# Requirement
Could you write out the opening lines of the data, word for word, stopping after the line that contains "r.in.arrays.reserve((size_t)ncols * (size_t)nchunks);"?

# Supplied information
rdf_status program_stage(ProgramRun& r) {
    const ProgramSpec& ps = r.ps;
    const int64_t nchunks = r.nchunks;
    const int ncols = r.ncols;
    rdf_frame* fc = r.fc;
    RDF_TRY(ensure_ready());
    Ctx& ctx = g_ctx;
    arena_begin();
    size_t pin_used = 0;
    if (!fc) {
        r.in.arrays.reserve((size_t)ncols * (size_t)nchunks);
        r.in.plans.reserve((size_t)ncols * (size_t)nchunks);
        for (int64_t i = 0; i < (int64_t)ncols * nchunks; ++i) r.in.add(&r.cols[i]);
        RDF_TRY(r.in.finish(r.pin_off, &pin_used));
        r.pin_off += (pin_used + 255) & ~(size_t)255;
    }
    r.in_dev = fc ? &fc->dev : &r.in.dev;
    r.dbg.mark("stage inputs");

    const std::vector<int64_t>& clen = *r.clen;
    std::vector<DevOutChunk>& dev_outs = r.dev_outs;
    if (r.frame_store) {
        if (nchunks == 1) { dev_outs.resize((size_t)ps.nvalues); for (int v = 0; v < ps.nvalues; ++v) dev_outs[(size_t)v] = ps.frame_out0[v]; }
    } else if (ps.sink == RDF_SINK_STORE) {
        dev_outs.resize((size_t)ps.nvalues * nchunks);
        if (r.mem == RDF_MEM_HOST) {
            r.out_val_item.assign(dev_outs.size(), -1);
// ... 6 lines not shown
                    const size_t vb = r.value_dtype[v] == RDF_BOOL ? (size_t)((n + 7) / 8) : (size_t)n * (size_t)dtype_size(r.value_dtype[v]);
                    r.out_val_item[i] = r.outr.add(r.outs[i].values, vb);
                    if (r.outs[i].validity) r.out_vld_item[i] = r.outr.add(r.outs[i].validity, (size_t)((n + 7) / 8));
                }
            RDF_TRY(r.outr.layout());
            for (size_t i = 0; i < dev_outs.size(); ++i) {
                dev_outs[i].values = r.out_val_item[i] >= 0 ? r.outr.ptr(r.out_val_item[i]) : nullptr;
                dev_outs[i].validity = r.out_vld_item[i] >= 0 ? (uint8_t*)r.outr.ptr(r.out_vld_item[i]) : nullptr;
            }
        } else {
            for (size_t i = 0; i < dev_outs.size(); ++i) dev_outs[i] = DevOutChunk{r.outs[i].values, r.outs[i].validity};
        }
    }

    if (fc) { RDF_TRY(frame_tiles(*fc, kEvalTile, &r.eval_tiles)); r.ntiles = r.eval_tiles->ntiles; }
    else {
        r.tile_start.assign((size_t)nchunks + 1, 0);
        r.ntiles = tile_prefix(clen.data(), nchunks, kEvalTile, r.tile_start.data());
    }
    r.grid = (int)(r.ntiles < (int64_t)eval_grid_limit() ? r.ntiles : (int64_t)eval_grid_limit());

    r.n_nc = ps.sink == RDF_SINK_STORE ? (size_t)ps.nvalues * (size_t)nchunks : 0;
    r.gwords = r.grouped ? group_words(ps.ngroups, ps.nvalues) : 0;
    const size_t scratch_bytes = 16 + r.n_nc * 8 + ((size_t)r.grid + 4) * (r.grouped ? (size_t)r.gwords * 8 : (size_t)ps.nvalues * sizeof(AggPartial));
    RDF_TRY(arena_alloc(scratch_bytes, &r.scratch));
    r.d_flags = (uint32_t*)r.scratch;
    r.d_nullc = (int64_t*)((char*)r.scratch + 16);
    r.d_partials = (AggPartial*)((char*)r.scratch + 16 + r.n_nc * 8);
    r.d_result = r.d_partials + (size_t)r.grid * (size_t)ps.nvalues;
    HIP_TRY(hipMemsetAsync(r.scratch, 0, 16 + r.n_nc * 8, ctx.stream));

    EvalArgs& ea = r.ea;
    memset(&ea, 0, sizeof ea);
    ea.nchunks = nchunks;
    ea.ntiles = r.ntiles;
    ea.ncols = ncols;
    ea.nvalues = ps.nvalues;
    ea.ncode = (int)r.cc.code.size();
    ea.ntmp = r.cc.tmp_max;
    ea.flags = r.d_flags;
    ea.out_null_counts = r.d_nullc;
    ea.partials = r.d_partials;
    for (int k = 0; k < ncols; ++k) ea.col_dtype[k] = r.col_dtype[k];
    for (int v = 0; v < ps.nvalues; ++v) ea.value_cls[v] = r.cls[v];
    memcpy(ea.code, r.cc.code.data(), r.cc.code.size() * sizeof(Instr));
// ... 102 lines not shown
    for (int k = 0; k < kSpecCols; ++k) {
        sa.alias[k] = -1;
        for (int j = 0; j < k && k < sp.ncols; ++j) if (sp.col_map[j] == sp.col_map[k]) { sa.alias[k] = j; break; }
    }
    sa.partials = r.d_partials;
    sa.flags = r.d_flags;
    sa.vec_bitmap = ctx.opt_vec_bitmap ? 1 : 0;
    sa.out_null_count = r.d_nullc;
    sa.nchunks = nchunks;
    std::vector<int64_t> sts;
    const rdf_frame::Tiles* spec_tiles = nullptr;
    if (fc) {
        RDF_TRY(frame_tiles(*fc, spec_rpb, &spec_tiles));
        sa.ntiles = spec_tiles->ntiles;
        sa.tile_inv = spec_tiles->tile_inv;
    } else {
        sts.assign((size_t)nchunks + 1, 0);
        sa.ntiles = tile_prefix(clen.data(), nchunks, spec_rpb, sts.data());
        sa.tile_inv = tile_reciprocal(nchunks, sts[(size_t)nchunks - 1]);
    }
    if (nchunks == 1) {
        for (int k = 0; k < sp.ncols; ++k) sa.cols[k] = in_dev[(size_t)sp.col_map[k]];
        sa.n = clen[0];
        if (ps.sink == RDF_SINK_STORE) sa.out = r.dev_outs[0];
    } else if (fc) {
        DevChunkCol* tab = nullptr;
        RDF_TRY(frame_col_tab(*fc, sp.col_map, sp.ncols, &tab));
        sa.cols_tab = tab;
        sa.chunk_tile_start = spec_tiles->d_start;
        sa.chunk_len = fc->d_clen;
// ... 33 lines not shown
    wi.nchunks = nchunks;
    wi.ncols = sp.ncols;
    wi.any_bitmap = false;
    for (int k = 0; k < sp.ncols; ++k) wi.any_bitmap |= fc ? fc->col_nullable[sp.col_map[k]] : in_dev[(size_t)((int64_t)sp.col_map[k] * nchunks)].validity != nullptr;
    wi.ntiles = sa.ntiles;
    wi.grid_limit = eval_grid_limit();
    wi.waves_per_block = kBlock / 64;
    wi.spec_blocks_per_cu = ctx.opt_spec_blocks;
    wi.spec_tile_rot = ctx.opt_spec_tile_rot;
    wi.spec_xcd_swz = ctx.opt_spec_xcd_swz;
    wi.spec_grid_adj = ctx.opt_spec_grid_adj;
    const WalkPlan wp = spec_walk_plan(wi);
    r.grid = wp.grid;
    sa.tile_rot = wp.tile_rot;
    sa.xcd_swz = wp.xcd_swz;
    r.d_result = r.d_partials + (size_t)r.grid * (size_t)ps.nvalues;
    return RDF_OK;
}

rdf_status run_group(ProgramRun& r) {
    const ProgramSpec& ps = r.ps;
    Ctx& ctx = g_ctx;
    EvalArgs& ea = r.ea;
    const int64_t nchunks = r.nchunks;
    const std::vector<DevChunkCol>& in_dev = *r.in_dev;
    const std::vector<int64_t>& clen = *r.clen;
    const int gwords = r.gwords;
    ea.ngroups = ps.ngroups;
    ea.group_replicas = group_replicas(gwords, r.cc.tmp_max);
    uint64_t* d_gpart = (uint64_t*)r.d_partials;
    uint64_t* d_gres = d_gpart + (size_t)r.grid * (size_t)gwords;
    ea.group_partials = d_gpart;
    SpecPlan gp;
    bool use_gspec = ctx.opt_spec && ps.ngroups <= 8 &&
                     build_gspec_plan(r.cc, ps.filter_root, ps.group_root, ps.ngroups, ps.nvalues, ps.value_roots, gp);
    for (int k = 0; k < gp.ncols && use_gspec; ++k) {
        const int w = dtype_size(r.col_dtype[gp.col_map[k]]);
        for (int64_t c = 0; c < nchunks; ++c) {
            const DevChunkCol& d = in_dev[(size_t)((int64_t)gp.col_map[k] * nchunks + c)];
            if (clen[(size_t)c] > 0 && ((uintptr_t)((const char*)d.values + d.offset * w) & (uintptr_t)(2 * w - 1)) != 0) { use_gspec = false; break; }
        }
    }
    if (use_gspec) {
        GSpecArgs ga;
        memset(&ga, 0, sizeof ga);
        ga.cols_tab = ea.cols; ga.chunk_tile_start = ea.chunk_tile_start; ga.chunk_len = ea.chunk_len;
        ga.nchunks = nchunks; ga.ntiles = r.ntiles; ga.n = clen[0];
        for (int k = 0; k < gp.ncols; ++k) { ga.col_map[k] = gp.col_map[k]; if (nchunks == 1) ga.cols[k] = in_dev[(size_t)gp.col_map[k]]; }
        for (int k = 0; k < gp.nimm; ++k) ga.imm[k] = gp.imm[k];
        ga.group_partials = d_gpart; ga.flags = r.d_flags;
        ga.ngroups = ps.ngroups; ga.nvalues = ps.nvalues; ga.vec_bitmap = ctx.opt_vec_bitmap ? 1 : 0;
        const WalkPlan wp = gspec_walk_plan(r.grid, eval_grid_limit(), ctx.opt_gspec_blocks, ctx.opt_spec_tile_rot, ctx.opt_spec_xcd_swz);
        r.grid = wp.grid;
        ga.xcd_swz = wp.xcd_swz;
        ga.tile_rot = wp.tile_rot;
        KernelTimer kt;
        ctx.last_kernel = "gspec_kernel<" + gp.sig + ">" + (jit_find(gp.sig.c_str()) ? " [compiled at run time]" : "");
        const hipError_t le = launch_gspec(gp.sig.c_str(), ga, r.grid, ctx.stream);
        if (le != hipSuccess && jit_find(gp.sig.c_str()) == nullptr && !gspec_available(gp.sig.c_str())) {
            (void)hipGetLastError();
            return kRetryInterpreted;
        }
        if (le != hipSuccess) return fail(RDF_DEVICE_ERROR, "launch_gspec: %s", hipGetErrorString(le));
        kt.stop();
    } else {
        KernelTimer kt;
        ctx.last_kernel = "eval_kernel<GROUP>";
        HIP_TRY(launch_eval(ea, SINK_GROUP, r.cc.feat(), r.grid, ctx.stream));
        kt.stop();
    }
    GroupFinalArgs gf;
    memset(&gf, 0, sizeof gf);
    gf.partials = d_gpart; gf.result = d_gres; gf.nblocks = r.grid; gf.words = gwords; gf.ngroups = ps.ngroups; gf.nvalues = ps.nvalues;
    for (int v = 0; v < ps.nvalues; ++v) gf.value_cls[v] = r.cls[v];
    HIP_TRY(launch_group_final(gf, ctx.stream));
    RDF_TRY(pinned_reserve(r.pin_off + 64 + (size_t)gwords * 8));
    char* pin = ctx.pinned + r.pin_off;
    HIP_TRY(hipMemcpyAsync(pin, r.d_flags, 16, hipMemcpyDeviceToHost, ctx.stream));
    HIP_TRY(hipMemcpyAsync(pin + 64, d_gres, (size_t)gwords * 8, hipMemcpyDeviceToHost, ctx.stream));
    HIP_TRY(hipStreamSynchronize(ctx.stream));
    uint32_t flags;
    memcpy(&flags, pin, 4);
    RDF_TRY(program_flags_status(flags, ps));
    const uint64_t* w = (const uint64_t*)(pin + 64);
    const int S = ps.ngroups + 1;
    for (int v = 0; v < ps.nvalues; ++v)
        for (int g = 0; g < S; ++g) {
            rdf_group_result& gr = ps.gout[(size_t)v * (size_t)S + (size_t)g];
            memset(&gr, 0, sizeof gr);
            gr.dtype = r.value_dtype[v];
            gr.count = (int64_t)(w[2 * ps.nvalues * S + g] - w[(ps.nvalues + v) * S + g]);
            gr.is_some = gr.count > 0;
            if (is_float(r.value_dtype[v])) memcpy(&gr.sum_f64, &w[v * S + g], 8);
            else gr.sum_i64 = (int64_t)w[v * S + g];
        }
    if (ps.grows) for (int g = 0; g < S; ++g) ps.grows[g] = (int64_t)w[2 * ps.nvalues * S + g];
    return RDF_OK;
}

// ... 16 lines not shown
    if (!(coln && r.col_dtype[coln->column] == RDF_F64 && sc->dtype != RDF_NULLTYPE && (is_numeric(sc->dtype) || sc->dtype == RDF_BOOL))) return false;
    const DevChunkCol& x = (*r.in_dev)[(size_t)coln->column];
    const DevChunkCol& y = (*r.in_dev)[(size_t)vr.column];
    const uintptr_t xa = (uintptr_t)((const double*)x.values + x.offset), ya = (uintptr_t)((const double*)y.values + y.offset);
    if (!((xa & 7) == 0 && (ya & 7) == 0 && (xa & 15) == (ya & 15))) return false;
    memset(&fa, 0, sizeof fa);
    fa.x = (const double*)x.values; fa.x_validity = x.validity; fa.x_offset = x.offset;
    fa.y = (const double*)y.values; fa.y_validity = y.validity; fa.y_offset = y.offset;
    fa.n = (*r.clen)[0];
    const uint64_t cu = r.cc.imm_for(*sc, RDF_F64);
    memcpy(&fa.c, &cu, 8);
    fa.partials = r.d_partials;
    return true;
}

# Exercise response
rdf_status program_stage(ProgramRun& r) {
    const ProgramSpec& ps = r.ps;
    const int64_t nchunks = r.nchunks;
    const int ncols = r.ncols;
    rdf_frame* fc = r.fc;
    RDF_TRY(ensure_ready());
    Ctx& ctx = g_ctx;
    arena_begin();
    size_t pin_used = 0;
    if (!fc) {
        r.in.arrays.reserve((size_t)ncols * (size_t)nchunks);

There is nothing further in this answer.